*INSTRUCTIONS FOR THE TASK*
Look below for the lines from the one with "constexpr bool kCols" to the one with "for (int ch", and copy exactly those lines, both ends included.

++++

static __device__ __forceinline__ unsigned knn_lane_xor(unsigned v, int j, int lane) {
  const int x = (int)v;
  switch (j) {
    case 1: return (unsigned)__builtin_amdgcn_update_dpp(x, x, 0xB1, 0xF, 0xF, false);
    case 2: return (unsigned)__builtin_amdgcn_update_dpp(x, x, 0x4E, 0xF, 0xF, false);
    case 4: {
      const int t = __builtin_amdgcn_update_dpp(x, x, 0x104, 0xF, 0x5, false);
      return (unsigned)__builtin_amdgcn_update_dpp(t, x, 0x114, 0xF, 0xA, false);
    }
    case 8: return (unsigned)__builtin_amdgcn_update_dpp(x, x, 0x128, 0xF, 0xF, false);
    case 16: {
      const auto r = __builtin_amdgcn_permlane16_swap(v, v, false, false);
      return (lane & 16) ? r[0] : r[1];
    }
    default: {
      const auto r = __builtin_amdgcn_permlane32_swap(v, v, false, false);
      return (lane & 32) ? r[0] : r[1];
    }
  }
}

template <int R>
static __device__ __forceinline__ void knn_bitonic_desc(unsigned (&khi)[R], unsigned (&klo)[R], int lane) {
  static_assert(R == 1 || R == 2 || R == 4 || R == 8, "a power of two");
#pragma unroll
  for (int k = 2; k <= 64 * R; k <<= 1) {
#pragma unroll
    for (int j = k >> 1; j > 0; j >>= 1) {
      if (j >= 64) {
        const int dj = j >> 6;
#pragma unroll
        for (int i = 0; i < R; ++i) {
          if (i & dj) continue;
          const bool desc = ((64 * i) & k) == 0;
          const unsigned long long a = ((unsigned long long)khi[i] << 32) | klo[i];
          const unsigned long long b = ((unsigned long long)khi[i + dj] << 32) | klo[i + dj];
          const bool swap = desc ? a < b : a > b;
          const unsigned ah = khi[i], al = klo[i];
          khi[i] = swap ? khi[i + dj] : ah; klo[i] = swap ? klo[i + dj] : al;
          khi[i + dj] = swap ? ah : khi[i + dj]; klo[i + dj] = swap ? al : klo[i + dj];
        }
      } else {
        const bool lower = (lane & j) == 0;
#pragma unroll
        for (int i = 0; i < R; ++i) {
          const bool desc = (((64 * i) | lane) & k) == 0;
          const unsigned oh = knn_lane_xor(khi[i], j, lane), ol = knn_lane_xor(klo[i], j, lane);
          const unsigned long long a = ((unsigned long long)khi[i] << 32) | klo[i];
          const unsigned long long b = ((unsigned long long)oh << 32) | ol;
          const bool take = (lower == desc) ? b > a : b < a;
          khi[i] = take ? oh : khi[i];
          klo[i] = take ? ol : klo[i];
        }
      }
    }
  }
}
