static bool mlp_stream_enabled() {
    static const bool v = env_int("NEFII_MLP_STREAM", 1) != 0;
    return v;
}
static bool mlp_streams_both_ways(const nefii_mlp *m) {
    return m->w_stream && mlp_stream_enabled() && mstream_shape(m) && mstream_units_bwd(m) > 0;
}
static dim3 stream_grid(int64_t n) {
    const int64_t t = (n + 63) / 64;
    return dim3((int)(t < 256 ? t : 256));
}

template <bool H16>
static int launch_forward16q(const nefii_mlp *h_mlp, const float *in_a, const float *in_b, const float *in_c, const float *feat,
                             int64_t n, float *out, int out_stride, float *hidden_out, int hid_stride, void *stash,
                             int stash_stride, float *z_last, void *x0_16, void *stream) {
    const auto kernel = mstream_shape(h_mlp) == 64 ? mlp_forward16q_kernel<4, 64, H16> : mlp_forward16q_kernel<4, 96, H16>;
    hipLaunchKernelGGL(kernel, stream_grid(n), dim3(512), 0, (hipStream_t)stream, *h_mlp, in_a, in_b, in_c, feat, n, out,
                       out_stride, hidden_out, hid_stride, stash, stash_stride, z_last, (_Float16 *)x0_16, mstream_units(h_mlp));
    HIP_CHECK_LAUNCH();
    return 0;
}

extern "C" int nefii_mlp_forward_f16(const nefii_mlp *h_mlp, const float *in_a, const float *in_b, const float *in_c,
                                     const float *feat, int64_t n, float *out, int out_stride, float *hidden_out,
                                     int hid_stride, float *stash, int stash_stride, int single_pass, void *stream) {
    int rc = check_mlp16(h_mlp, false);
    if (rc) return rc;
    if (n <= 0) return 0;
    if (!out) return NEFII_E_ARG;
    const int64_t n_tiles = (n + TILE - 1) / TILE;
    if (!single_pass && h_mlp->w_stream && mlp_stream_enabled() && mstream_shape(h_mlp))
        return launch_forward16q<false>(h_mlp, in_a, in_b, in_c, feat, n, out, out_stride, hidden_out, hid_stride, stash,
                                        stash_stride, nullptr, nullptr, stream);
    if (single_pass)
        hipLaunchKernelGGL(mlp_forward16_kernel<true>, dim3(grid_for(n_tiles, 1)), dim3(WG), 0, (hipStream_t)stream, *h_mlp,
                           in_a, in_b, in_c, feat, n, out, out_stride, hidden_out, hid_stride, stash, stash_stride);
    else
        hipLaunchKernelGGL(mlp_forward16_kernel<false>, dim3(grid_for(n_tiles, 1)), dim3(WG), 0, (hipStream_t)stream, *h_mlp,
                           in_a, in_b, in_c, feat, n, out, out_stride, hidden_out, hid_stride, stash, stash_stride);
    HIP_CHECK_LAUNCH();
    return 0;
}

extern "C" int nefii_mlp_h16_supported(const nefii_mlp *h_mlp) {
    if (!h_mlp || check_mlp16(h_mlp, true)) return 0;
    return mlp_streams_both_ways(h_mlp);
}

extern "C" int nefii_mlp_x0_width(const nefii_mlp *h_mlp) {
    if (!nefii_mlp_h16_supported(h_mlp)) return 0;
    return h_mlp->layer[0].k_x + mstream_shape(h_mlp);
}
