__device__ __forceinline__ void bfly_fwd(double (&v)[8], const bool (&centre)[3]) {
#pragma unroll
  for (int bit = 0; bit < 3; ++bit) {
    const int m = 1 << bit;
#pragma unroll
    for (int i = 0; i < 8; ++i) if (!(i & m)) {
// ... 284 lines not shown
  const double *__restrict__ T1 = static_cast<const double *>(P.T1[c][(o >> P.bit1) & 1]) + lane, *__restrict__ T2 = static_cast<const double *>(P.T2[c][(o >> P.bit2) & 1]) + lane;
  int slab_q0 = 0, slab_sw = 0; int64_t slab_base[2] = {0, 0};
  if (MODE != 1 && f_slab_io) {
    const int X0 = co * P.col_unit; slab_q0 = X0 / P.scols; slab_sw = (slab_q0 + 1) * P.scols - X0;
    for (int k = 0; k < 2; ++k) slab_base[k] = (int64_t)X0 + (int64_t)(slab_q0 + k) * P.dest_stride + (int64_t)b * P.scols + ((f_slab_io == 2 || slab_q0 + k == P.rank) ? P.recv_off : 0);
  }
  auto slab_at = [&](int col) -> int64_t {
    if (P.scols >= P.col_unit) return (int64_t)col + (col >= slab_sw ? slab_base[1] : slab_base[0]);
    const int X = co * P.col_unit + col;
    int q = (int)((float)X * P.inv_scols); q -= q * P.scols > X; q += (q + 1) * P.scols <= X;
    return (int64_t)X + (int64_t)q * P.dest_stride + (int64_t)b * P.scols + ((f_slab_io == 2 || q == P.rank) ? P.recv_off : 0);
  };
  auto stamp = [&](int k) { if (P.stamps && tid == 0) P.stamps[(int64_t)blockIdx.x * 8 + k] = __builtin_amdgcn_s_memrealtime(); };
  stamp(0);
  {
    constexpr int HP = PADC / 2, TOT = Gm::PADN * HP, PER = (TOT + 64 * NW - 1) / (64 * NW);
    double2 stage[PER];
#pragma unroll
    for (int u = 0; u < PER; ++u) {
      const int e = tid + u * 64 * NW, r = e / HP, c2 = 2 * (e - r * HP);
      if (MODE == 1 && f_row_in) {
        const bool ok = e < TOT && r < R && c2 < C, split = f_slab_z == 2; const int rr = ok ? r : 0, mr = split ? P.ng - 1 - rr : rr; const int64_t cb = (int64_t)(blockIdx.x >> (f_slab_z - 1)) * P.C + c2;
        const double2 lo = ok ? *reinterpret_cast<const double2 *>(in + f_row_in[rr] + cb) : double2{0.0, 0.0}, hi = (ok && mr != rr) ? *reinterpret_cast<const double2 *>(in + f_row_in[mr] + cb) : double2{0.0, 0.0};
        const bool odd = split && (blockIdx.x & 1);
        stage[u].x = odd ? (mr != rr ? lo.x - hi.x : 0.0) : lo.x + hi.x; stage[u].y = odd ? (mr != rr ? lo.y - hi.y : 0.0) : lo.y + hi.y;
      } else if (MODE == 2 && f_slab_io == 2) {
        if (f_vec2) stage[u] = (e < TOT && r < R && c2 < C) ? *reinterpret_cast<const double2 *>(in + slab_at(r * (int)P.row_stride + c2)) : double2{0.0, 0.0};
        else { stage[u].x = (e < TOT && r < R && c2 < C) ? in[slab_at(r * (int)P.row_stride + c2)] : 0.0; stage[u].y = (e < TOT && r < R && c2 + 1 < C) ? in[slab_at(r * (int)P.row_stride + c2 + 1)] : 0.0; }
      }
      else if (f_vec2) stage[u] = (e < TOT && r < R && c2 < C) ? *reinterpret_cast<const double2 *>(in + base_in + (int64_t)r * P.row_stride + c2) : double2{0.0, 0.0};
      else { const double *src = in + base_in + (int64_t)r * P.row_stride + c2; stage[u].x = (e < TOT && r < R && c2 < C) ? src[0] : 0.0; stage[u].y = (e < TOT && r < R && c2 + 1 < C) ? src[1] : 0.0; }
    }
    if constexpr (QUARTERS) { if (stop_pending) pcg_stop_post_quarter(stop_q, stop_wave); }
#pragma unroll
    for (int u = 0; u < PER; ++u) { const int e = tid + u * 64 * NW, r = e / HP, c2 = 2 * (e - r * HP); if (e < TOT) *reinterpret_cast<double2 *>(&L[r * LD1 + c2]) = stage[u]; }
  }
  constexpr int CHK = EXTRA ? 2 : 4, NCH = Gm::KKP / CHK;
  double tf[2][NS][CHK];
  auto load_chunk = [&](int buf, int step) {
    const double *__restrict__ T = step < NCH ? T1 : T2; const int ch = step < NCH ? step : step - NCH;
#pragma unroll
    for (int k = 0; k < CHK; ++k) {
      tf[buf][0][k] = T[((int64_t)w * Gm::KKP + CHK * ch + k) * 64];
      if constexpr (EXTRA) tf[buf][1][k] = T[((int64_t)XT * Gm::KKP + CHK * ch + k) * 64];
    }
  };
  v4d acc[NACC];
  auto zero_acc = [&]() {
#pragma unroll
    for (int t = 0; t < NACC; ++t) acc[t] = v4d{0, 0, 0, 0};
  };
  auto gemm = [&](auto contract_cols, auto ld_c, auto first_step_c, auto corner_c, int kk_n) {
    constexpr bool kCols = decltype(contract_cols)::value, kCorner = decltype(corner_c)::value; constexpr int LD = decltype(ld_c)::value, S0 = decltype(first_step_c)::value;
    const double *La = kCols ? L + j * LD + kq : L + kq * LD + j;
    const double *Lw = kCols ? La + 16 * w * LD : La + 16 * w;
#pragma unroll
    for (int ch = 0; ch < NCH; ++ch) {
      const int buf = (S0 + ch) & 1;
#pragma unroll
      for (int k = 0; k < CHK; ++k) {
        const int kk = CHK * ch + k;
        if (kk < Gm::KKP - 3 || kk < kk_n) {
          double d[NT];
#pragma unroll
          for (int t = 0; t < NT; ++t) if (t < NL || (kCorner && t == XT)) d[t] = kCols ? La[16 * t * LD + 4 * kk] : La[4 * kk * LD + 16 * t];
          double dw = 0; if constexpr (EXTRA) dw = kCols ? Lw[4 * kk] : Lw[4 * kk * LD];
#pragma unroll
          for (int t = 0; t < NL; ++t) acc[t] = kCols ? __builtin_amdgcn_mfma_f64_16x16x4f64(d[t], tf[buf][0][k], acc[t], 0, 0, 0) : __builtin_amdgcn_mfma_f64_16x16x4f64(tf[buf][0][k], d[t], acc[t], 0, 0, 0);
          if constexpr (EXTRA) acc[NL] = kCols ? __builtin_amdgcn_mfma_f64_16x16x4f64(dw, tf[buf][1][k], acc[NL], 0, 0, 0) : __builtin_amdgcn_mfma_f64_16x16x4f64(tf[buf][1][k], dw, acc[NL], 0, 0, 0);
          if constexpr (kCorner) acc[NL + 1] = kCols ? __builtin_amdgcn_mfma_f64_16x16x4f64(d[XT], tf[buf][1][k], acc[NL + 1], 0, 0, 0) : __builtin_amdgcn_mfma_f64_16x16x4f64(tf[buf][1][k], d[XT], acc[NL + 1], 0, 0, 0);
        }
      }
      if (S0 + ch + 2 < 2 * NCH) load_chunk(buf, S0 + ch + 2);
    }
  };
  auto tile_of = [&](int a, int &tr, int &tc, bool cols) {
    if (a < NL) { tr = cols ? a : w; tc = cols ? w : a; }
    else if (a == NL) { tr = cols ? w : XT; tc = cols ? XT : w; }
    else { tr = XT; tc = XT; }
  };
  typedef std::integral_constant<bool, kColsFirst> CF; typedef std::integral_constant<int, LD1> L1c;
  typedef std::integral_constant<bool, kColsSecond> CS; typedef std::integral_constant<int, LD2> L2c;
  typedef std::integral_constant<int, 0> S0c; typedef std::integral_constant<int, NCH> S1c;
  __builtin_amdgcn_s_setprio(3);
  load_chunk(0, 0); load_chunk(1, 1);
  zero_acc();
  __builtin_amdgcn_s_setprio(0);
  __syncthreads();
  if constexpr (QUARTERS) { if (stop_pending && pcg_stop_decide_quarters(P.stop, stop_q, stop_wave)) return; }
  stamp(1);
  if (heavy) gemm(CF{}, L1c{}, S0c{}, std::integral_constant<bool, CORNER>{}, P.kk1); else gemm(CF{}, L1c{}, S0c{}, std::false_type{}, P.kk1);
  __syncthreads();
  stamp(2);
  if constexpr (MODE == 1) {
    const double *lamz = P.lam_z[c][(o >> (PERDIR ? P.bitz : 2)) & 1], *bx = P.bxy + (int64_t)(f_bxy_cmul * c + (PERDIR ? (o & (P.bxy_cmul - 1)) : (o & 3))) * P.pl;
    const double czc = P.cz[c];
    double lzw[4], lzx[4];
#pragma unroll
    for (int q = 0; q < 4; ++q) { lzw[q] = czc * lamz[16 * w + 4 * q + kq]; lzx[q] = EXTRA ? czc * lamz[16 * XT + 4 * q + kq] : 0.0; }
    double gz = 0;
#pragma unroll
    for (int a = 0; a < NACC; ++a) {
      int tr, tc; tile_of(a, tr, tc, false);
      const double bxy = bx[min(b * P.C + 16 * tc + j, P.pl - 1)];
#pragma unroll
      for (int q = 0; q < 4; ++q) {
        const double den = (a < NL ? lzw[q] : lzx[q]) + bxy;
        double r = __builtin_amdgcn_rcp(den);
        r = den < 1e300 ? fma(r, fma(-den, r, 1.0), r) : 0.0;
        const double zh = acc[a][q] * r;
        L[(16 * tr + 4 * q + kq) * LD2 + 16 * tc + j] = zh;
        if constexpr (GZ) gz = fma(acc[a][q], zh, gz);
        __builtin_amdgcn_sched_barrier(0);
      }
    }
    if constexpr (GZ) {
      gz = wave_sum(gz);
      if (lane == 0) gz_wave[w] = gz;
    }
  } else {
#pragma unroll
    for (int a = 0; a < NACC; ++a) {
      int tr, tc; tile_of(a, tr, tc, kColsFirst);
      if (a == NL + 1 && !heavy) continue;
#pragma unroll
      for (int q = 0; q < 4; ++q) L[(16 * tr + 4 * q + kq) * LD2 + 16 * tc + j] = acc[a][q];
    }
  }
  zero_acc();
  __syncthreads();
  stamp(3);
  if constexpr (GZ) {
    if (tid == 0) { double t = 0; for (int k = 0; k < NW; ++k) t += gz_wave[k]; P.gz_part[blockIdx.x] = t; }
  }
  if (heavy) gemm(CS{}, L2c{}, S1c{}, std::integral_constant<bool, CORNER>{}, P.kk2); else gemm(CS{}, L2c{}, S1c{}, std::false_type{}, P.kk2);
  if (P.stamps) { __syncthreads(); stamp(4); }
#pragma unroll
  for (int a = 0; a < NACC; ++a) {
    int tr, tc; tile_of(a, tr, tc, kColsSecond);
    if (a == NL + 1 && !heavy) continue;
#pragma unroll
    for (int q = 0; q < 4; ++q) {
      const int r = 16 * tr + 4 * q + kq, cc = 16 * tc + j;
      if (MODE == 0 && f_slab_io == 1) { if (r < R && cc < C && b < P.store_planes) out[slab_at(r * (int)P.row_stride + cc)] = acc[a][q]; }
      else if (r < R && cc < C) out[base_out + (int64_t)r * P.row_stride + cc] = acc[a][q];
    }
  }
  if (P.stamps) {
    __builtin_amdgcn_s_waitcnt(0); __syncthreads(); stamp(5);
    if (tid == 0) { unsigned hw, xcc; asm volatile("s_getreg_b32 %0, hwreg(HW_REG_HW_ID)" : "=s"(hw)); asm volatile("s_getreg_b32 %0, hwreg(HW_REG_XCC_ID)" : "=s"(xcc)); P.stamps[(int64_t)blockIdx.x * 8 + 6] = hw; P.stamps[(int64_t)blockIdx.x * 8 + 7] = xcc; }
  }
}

++++

*RESPONSE TO THIS TASK*
    constexpr bool kCols = decltype(contract_cols)::value, kCorner = decltype(corner_c)::value; constexpr int LD = decltype(ld_c)::value, S0 = decltype(first_step_c)::value;
    const double *La = kCols ? L + j * LD + kq : L + kq * LD + j;
    const double *Lw = kCols ? La + 16 * w * LD : La + 16 * w;
#pragma unroll
    for (int ch = 0; ch < NCH; ++ch) {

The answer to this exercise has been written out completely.